The Crystal reporting environment has progressed to include the streamlining of human resources and the management of student administration. With over 1,200 employees and 25,000 students to manage, enterprise reporting has become the norm for NSCC. The financial department still retains the most knowledge and experience with Crystal Reports, translating to more user adoption and general buy-in.
The NSCC discovered that creating a dedicated server environment was important to ensure the management of the new reporting structure. At the beginning, no changes were made to the servers; consequently, the server environment became unstable. This actually provided the controller's office with feedback regarding the use of the new system—without the new reports, the complaints were piling up. To make sure this did not become a recurring problem, three servers were installed, which included one redundant server and one development server to ensure seamless reporting with little to no downtime. This new server structure was implemented over three years ago, and has stabilized the environment.
Developing buy-in within the financial department and among management was straightforward, due to extensive training as well as the new availability to the appropriate data within a timely manner. However, once Crystal Reports use was extended beyond the financial department, attaining buy-in became more difficult. Without individual expertise and training, the administration department's reliance on the financial department to make changes and to take responsibility for reporting processes translates into a slow adoption rate.

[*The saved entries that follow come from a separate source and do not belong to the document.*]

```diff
+    auto load_row = [&](BorderFrags<NT>& f, int ty) {
+        const int iyc = min(max(py + ty - 2, 0), H - 1);
+#pragma unroll
+        for (int tx = 0; tx < 5; ++tx) {
+            const int ixc = min(max(px + tx - 2, 0), W - 1);
+            const bf16_t* src = xb + ((size_t)iyc * W + ixc) * 64;
+#pragma unroll
+            for (int half = 0; half < 2; ++half) {
+                f.b[tx * 2 + half] = *reinterpret_cast<const bf16x8*>(src + half * 32);
+#pragma unroll
+                for (int nt = 0; nt < NT; ++nt)
+                    f.a[nt][tx * 2 + half] = *reinterpret_cast<const bf16x8*>(wa[nt] + (ty * 5 + tx) * 64 + half * 32);
+            }
+        }
+    };
+    f32x4 acc[NT][5];
+#pragma unroll
+    for (int nt = 0; nt < NT; ++nt)
+#pragma unroll
+        for (int i = 0; i < 5; ++i) acc[nt][i] = f32x4{0.f, 0.f, 0.f, 0.f};
+    auto mul_row = [&](const BorderFrags<NT>& f, int ty) {
+        const int iy = py + ty - 2;
+        const bool oky = iy >= 0 && iy < H;
+#pragma unroll
+        for (int tx = 0; tx < 5; ++tx) {
+            const int ix = px + tx - 2;
+            const bool ok = oky && ix >= 0 && ix < W;
+#pragma unroll
+            for (int half = 0; half < 2; ++half) {
+                const u32x4 raw = __builtin_bit_cast(u32x4, f.b[tx * 2 + half]);
+                const bf16x8 bb = __builtin_bit_cast(bf16x8, ok ? raw : u32x4{0u, 0u, 0u, 0u});
+#pragma unroll
+                for (int nt = 0; nt < NT; ++nt) acc[nt][tx] = mfma16x16x32(f.a[nt][tx * 2 + half], bb, acc[nt][tx]);
+            }
+        }
+    };
+
+    BorderFrags<NT> f[2];
+    auto run = [&](auto nrows_c) {
+        constexpr int N = decltype(nrows_c)::value;
+        load_row(f[0], ty_lo);
+        if (N > 1) load_row(f[1], ty_lo + 1);
+#pragma unroll
+        for (int i = 0; i < N; ++i) {
+            mul_row(f[i & 1], ty_lo + i);
+            if (i + 2 < N) load_row(f[i & 1], ty_lo + i + 2);
+        }
+    };
+    const int nrows = ty_hi - ty_lo + 1;
+    if (nrows == 5) run(std::integral_constant<int, 5>{});
+    else if (nrows == 3) run(std::integral_constant<int, 3>{});
+    else if (nrows == 2) run(std::integral_constant<int, 2>{});
+    else run(std::integral_constant<int, 1>{});
+
+    if (q >= (rowside ? W : H)) return;
+#pragma unroll
+    for (int nt = 0; nt < NT; ++nt) {
+        const f32x4 sum = ((acc[nt][0] + acc[nt][4]) + acc[nt][2]) + (acc[nt][1] + acc[nt][3]);
+#pragma unroll
+        for (int e = 0; e < 4; ++e) {
+            const int j = nt * 16 + 4 * g + e;
+            if (j >= nrow) continue;
+            int c;
+            const int n = row_of(j, c), s = j - c * r;
+            const int Y = rowside ? fix * r + sfix : q * r + s, X = rowside ? q * r + s : fix * r + sfix;
+            if ((Y == 0 || Y == Hs - 1) && (X == 0 || X == Ws - 1)) continue;
+            float val = sum[e] + bv[v * nout + n];
+            if (relu) val = fmaxf(val, 0.f);
+            out[(((size_t)b * 3 + c) * Hs + Y) * Ws + X] = val;
+        }
+    }
+}
+
+int launch_bra_border(const void* x, const void* wv, const float* bv, float* out, int B, int H, int W, int r, int relu, int form,
+                      hipStream_t s)
+{
+    const bf16_t* xp = (const bf16_t*)x;
+    const bf16_t* wvp = (const bf16_t*)wv;
+    if (form == 0) {
+        const long long nborder = (long long)B * (2LL * W * r + 2LL * (H * r - 2));
+        conv5x5_border_fix_kernel<<<dim3((unsigned)((nborder + 3) / 4)), dim3(256), 0, s>>>(xp, wvp, bv, out, B, H, W, r, relu, 0);
+        TUP_CHECK_LAUNCH();
+        return 0;
+    }
+    const long long ntask = (long long)B * 2 * ((W + 15) / 16 + (H + 15) / 16);
+    const dim3 grid((unsigned)((ntask + 3) / 4));
+    if (r == 6) bra_border_mfma_kernel<2><<<grid, dim3(256), 0, s>>>(xp, wvp, bv, out, B, H, W, r, relu);
+    else        bra_border_mfma_kernel<1><<<grid, dim3(256), 0, s>>>(xp, wvp, bv, out, B, H, W, r, relu);
+    TUP_CHECK_LAUNCH();
+    if (form == 1) {
+        conv5x5_border_fix_kernel<<<dim3((unsigned)B), dim3(256), 0, s>>>(xp, wvp, bv, out, B, H, W, r, relu, 1);
+        TUP_CHECK_LAUNCH();
+    }
+    return 0;
 }
 
 }
@@ -1031,11 +1166,16 @@
             (const bf16_t*)x, (const bf16_t*)wp, bias, nullptr, nullptr, out, H, W, 1, r, nout, relu, tilesX, tilesY, 1);
     }
     TUP_CHECK_LAUNCH();
-    const long long nborder = (long long)B * (2LL * W * r + 2LL * (H * r - 2));
-    conv5x5_border_fix_kernel<<<dim3((unsigned)((nborder + 3) / 4)), dim3(256), 0, s>>>(
-        (const bf16_t*)x, (const bf16_t*)wv, bv, out, B, H, W, r, relu);
-    TUP_CHECK_LAUNCH();
-    return 0;
+    static const bool border_wave = TUP_ENV_FLAG("TUP_BRA_BORDER_WAVE");
+    return launch_bra_border(x, wv, bv, out, B, H, W, r, relu, border_wave ? 0 : 1, s);
+}
+
+extern "C" int tup_bra_border_fwd(const void* x, const void* wv, const float* bv, float* out, int B, int H, int W, int r,
+                                  int relu, int form, void* stream)
+{
+    if (B <= 0 || H <= 0 || W <= 0) return 0;
+    if (!(r == 2 || r == 3 || r == 6) || form < 0 || form > 2) return (int)hipErrorInvalidValue;
+    return launch_bra_border(x, wv, bv, out, B, H, W, r, relu, form, reinterpret_cast<hipStream_t>(stream));
 }
 
 #ifdef TUP_DIAG
diff --git a/transformerupscaler_amd/ops.py b/transformerupscaler_amd/ops.py
--- a/transformerupscaler_amd/ops.py
+++ b/transformerupscaler_amd/ops.py
@@ -181,6 +181,15 @@
     _lib.call("tup_conv5x5_c64_planar_fwd", _chk(x, BF16, None, "x"), _chk(wp, BF16, (1, 1, 25, rows, 64), "wp"),
               _chk(bias, F32, (n,), "bias"), _chk(wv, BF16, (9, n, 25, 64), "wv"), _chk(bv, F32, (9, n), "bv"),
               out.data_ptr(), B, H, W, r, int(relu), _stream())
+    return out
+
+
+def bra_border(x, wv, bv, r, out, relu=True, form=1):
+    B, H, W, C = x.shape
+    assert C == 64 and r in (2, 3, 6) and form in (0, 1, 2)
+    n = 3 * r * r
+    _lib.call("tup_bra_border_fwd", _chk(x, BF16, None, "x"), _chk(wv, BF16, (9, n, 25, 64), "wv"), _chk(bv, F32, (9, n), "bv"),
+              _chk(out, F32, (B, 3, H * r, W * r), "out"), B, H, W, r, int(relu), form, _stream())
     return out
 
 
```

Recommendations and Lessons Learned
The server issue highlights the broader challenge of creating a system that can be supported by growth over time. Identifying the functional and technical requirements, and accounting for anticipated growth is essential when developing a business intelligence platform. Whether pulling data from a data warehouse, or using reporting or other features of business intelligence (BI) on top of an existing system, the technical specifications must be identified. Also, the importance of having a development and test environment to ensure the continuous development of features that can meet the changing needs of end users should not be overlooked. The testing environment can also ease the transition to newer versions of BI and reporting tools. Testing can help organizations identify what the transition issues are, and fix them before they affect users. Organization-wide buy-in can therefore be expected, providing end users are not needlessly affected when software upgrades are implemented..
Maintaining in-house expertise also helps ensure end user buy-in, as end users don't need to seek outside support when issues occur. Although there will always be the need to have a connection with the BI vendor when issues arise, the overall experience of end users will appear hassle-free when they can approach another colleague with issues, concerns, or requests for change. It is important to work with a vendor, such as Business Objects, that will train users to become independent and give them the ability to develop and maintain their own BI environments. Additionally, it is vital to create an environment where users do not notice the transition between upgrades and changes or experience technical difficulties. In other words, whether running parallel or testing the solution thoroughly beforehand, it is important to provide the user community with a seamless implementation environment.